To trigger the SMA, use the UpdateSipMediaApplicationCallCommand and pass some data that you desire to be passed on to the SMA in the event. Example:

 async function sendUpdateSipMediaApplicationCallCommand(SipMediaApplicationId, TransactionId, keyFile, endFlag) {
    const chimeClient = new ChimeClient({ region: "REGION" });
    let params = {
      SipMediaApplicationId: SipMediaApplicationId,
      TransactionId: TransactionId,
      Arguments: {
        nextPlayFile: keyFile,
        bucketName: s3AnnounceBucketName,
        endCall: JSON.stringify(endFlag),
      }
    }
    const command = new UpdateSipMediaApplicationCallCommand(params);
    try {
      const response = await chimeClient.send(command);
      return true;
    } catch (error) {
      console.log("Error updating SMA: ", error);
      return false;
    }
  }
}

This will prompt the SMA to send an CALL_UPDATE_REQUESTED event to the lambda. The "Arguments" object in the call will be passed verbatim to the SMA as payload in the event.
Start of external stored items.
__global__ __launch_bounds__(kBlock) void wf_resolve_clamp_kernel(DevRender R, WaveBuffers B, uint32_t chunk_spp,
                                                                  float4 *__restrict__ accum,
                                                                  uint32_t *__restrict__ segcount, float clamp) {
    resolve_pixel<false, true>(R, B, chunk_spp, accum, segcount, nullptr, clamp);
}

__global__ __launch_bounds__(kBlock) void wf_resolve_moments_clamp_kernel(DevRender R, WaveBuffers B, uint32_t chunk_spp,
                                                                          float4 *__restrict__ accum,
                                                                          uint32_t *__restrict__ segcount,
                                                                          float2 *__restrict__ moments, float clamp) {
    resolve_pixel<true, true>(R, B, chunk_spp, accum, segcount, moments, clamp);
}

template <int kPrims>
__global__ __launch_bounds__(kBlock) void intersect_kernel(DevScene S, const float *__restrict__ rays,
                                                           const uint32_t *__restrict__ last_prim,
                                                           const float *__restrict__ last_normal, uint32_t n,
                                                           float *__restrict__ out_t, uint32_t *__restrict__ out_prim,
                                                           float *__restrict__ out_normal, uint32_t *__restrict__ out_steps) {
    extern __shared__ uint2 lds_stack[];
    const Stack stk = stack_of(lds_stack, S.depth);
    const uint32_t i = blockIdx.x * kBlock + threadIdx.x;
    if (i >= n) return;
    PathState ps;
    ps.o = V(rays[6 * i], rays[6 * i + 1], rays[6 * i + 2]);
    ps.d = V(rays[6 * i + 3], rays[6 * i + 4], rays[6 * i + 5]);
    ps.n = last_normal ? V(last_normal[3 * i], last_normal[3 * i + 1], last_normal[3 * i + 2]) : V(0.0f, 0.0f, 0.0f);
    ps.cur = ps.prev = ps.depth = 0u;
    ps.last_prim = last_prim ? last_prim[i] : kPrimNone;
    ps.specular = true;
    const TraceRay tr = trace_ray_of(S, ps);
    Esvo E;
    Counters cnt = {0u, 0u, 0u, 0u, 0u, 0u, 0u};
    esvo_begin(S, tr, E, stk);
    uint32_t prim = kPrimNone;
    PrimHit h;
    int rs;
    do {
        rs = esvo_step<kPrims>(S, tr, E, stk, cnt, prim, h);
    } while (rs == kStepContinue);
    if (rs == kStepHit) {
        commit_hit(S, ps, prim, h, cnt);
        out_t[i] = h.t;
        out_prim[i] = kPrims != kPrimsBlocks ? prim : ((prim & kPrimCuboidBit) ? kQuadKey | (prim & kPrimIndexMask)
                                                                                 : prim & kPrimIndexMask);
        if (out_normal) {
            out_normal[3 * i] = ps.n.x;
            out_normal[3 * i + 1] = ps.n.y;
            out_normal[3 * i + 2] = ps.n.z;
        }
    } else {
        out_t[i] = __int_as_float(0x7f800000);
        out_prim[i] = kPrimNone;
        if (out_normal) out_normal[3 * i] = out_normal[3 * i + 1] = out_normal[3 * i + 2] = 0.0f;
    }
    if (out_steps) out_steps[i] = E.iter;
}

constexpr int kBeamLevels = 24;
static_assert(kTile % kBeamTile == 0, "beam tiles nest in the 8x8 render tiles");
constexpr uint32_t kBeamSub = (kTile / kBeamTile) * (kTile / kBeamTile);
__host__ __device__ constexpr uint32_t beam_levels(uint32_t depth) {
    return depth < 1u ? 1u : depth < (uint32_t)kBeamLevels ? depth : (uint32_t)kBeamLevels;
}
#ifndef OCTPT_BEAM_VISITS
#define OCTPT_BEAM_VISITS (1u << 13)
#endif
constexpr uint32_t kBeamVisits = OCTPT_BEAM_VISITS;
#ifndef OCTPT_BEAM_LOD
#define OCTPT_BEAM_LOD 0.0f
#endif
constexpr float kBeamLod = OCTPT_BEAM_LOD;
constexpr float kBeamEsvoSlack = 0x1p-21f;

__device__ __forceinline__ float beam_pack(float t, uint32_t nodes) {
    const uint32_t bound = 4u * nodes;
    const uint32_t b = __float_as_uint(t);
    if (bound >= OCTREE_MAX_STEPS || b < 2u * (kBeamIterMask + 1u)) return 0.0f;
    return __uint_as_float(((b - (kBeamIterMask + 1u)) & ~kBeamIterMask) | bound);
}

AWS Identity Access and Management (IAM) Permissions

There are two resources that interact with other AWS cloud resources: the Lambda function and the SMA. Any behavior that is triggered by an action will be carried out by the SMA. Thus, the SMA needs to have appropriate IAM permission. In the example above, to play a file that is stored in an S3 bucket, the SMA requires permission to read that bucket. An example of a full permission might look like:

{
    "Version": "2012-10-17",
    "Statement": [
        {
            "Sid": "SMARead",
            "Effect": "Allow",
            "Principal": {
                "Service": "voiceconnector.chime.amazonaws.com"
            },
            "Action": [
                "s3:GetObject"
            ],
            "Resource": "arn:aws:s3:::bucket-name/*",
                "Condition": {
                "StringEquals": {
                    "aws:SourceAccount": "aws-account-id",
                    "aws:SourceArn": "arn:aws:region:aws-account-id:sma/sip-media-application-id"
                }
            }
        }
    ]
}

In the lessons of this workshop, we usually set all the permissions in the "Chime Stack" in the parent folder "lib" directory. However, since not all examples use S3, we only set those permissions in the CDK for that example. We do this like this:

  const wavFileBucketPolicy = new iam.PolicyStatement({
      effect: iam.Effect.ALLOW,
      actions: [
        's3:GetObject',
      ],
      resources: [
        wavFiles.bucketArn,
        `${wavFiles.bucketArn}/*`
      ],
      sid: 'SIPMediaApplicationRead',
    });
    wavFileBucketPolicy.addServicePrincipal('voiceconnector.chime.amazonaws.com');
    wavFiles.addToResourcePolicy(wavFileBucketPolicy);

The SMA needs permission to use Polly as well. Even though not all examples need Polly, we grant that permission in the parent CDK script:

  const pstnPollyRole = new iam.Role(this, 'pstnPollyRole', {
      assumedBy: new iam.ServicePrincipal('voiceconnector.chime.amazonaws.com'),
    });
    pstnPollyRole.addToPolicy(new iam.PolicyStatement({
      effect: iam.Effect.ALLOW,
      resources: ['*'],
      actions: ['polly:SynthesizeSpeech'],
    }));

The examples that show how to use Lex put the permissions for calling Lex into the Lex bot configuration, so that is not covered here.